# Risen ruckelt mächtig, warum??



## VRthehack (7. Oktober 2009)

*Risen ruckelt mächtig, warum??*

hi Leute,

  bin eigentlich der Meinung einen fähigen Rechner zu besitzen der Risen packen sollte aber nichts da bei allen Einstellungen auf Hoch und einer Auflösung von 1280x1024 ruckelt es derbe.
 Komischerweise wenn ich stehen bleibe und mich umschaue läuft alles flüssig und Frames bleiben konstant auch bei heftigen Blickrichtungswechseln aber sobald ich anfange zu laufen geht die Ruckelparty los und die Frames fallen auf ca. 30 runter.HäH....Warum? Oder ist das bei euch auch  so??



  Mein Rechner:

 VISTA 64bit
  Q9550 @3,4Ghz
  8 GB Ram
  GTX280 usw.

  mfg


----------



## Herbboy (7. Oktober 2009)

*AW: Risen ruckelt mächtig, warum??*

vlt. stört ja irgendeine andere software, die noch aktiv ist? treiber für board, sound und grafik alle aktuell? und windows? übertaktet is aber nix? 


 aber 30fps is an sich kein ruckeln - ist es denn wirklich ein ruckeln, oder hast du nur 30 gemessen und MEINST, dass es zu wenig is? ^^  das spiel is ja auch kein shooter, das ist also nicht dafür ausgelegt, dass es ggf. mit 90FPS laufen soll


----------



## VRthehack (7. Oktober 2009)

*AW: Risen ruckelt mächtig, warum??*

hi vorweg thx für deine Zeit,

 übertaktet is nix  Q9550 @ 3,4Ghz    ich glaub eher schon  ,
 neuesten Treiber etc sind drauf

 naja sagen wir mal soo ich empfinde 30fps als nicht unbedingt flüssiges spielen  und wenn die frames von 60 auf 30 runterfallen ist das für mich persönlich ein Gefühl des Ruckelns. Ja ok , is nich so das ich Daumenkino sehe  aber da muss doch mehr drin sein oder??

 Soll das echt normal sein für Rollenspiele (ist mein erstes)????


----------



## Vordack (7. Oktober 2009)

*AW: Risen ruckelt mächtig, warum??*

Kann Dir nicht helfen, allerdings wollte ich nur was loswerden 

 Also ich spiele mit net 8800 GTS, 4 GB Ram und nem X2 6000+ flüssig (für mich) auf max Details bei 1650 * 1050 inkl. 2 x AA, also kann etwas bei Dir nicht stimmen.

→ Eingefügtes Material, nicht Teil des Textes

@@ -273,20 +347,20 @@
             const int p = (e >> 3) & 7;
             const int t = a0 + 4 * ((e >> 6) * 8 + (e & 7));
             const int ci = g * PB_CI + 2 * p;
-            const bool ok = e < G::XITEMS && t >= 0 && t < a.ld_in;
+            const bool ok = e < G::XITEMS && t >= 0 && t < a->ld_in;
             floatx4 v0 = {0.f, 0.f, 0.f, 0.f}, v1 = {0.f, 0.f, 0.f, 0.f};
-            if (ok && ci < a.c_in) v0 = *reinterpret_cast<const floatx4*>(xb + static_cast<size_t>(ci) * a.ld_in + t);
-            if (ok && ci + 1 < a.c_in) v1 = *reinterpret_cast<const floatx4*>(xb + static_cast<size_t>(ci + 1) * a.ld_in + t);
+            if (ok && ci < a->c_in) v0 = *reinterpret_cast<const floatx4*>(xb + static_cast<size_t>(ci) * a->ld_in + t);
+            if (ok && ci + 1 < a->c_in) v1 = *reinterpret_cast<const floatx4*>(xb + static_cast<size_t>(ci + 1) * a->ld_in + t);
             if (LNX && ok) {
                 const floatx4 mean = *reinterpret_cast<const floatx4*>(xstats + t);
-                const floatx4 rstd = *reinterpret_cast<const floatx4*>(xstats + a.ld_in + t);
-                if (ci < a.c_in) {
-                    const float gm = a.ln_x.gamma[ci], bt = a.ln_x.beta[ci];
+                const floatx4 rstd = *reinterpret_cast<const floatx4*>(xstats + a->ld_in + t);
+                if (ci < a->c_in) {
+                    const float gm = a->ln_x.gamma[ci], bt = a->ln_x.beta[ci];
 #pragma unroll
                     for (int j = 0; j < 4; ++j) v0[j] = ln_apply(v0[j], mean[j], rstd[j], gm, bt);
                 }
-                if (ci + 1 < a.c_in) {
-                    const float gm = a.ln_x.gamma[ci + 1], bt = a.ln_x.beta[ci + 1];
+                if (ci + 1 < a->c_in) {
+                    const float gm = a->ln_x.gamma[ci + 1], bt = a->ln_x.beta[ci + 1];
 #pragma unroll
                     for (int j = 0; j < 4; ++j) v1[j] = ln_apply(v1[j], mean[j], rstd[j], gm, bt);
                 }
@@ -325,8 +399,8 @@
 
     constexpr bool PIPE = P::NS <= 2;
     auto mma_step = [&](int q, int abuf, int xbuf) {
-        const unsigned char* A = Abuf + abuf * ASTEP + a_lane;
-        const unsigned char* X = Xbase + xbuf * G::X_BYTES + x_lane;
+        const unsigned char* A = Abuf + abuf * A_PITCH + a_lane;
+        const unsigned char* X = Xbase + xbuf * X_PITCH + x_lane;
         auto read_b = [&](int pp, int j, vec8 (&f)[P::NS]) {
             const int row = G::rowmap((wn * WCOLS + j * 16 + l15) * S + q * TP + 2 * pp + (kq >> 1));
 #pragma unroll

 Allerdings, und jetzt kommts, waren mMn schon mehrere hier im Forum die mit ner GTX 2XX Performanceprobleme haben.

 Versuch mal Beta Treiber oder neueste Treiber oder so für Deine Graka zu bekommen.


----------



## Rabowke (7. Oktober 2009)

*AW: Risen ruckelt mächtig, warum??*



			
				VRthehack am 07.10.2009 08:24 schrieb:
			
		

> Soll das echt normal sein für Rollenspiele (ist mein erstes)????


Sagen wir mal so, dass Spiel ist von Piranha Bytes und die sind bzw. waren nicht dafür bekannt, technisch saubere Spiele zu veröffentlichen. 

Aber mit deinem System und dieser 'mickrigen' Auflösung sollten durchaus mehr als 30fps drin sein.

Ich hab 1680x1050, alles auf hohe Details ( kein AA per Treiber, kam manchmal zu abstürzen ) und es läuft flüssig. Jedenfalls die Demo und ich glaube kaum, dass sich die Vollversion hier unterscheidet.

Ich kann ja heut Abend mal Fraps laufen lassen, oder gibt es sogar einen Konsolenbefehl für Risen, um die FPS anzuzeigen?  :-o


----------



## VRthehack (7. Oktober 2009)

*AW: Risen ruckelt mächtig, warum??*

juhhu,

  consolen befehl gute Frage nächste Frage   

  ich hab mit Fraps gemessen hab zwischen 55-63 fps aber manchmal brechen sie einfach ein auf 30 fps dann latsch ich an der gleichen Stelle nochmal lang und sie bleiben wieder konstant bei 60 irgentwie komisch. Obwohl ich auch finde das 60fps ein bisl zu wenig sind für mein System.(VSync ist AUS)

  mfg


----------



## ziegenbock (7. Oktober 2009)

*AW: Risen ruckelt mächtig, warum??*



Vordack schrieb:


> Allerdings, und jetzt kommts, waren mMn schon mehrere hier im Forum die mit ner GTX 2XX Performanceprobleme haben.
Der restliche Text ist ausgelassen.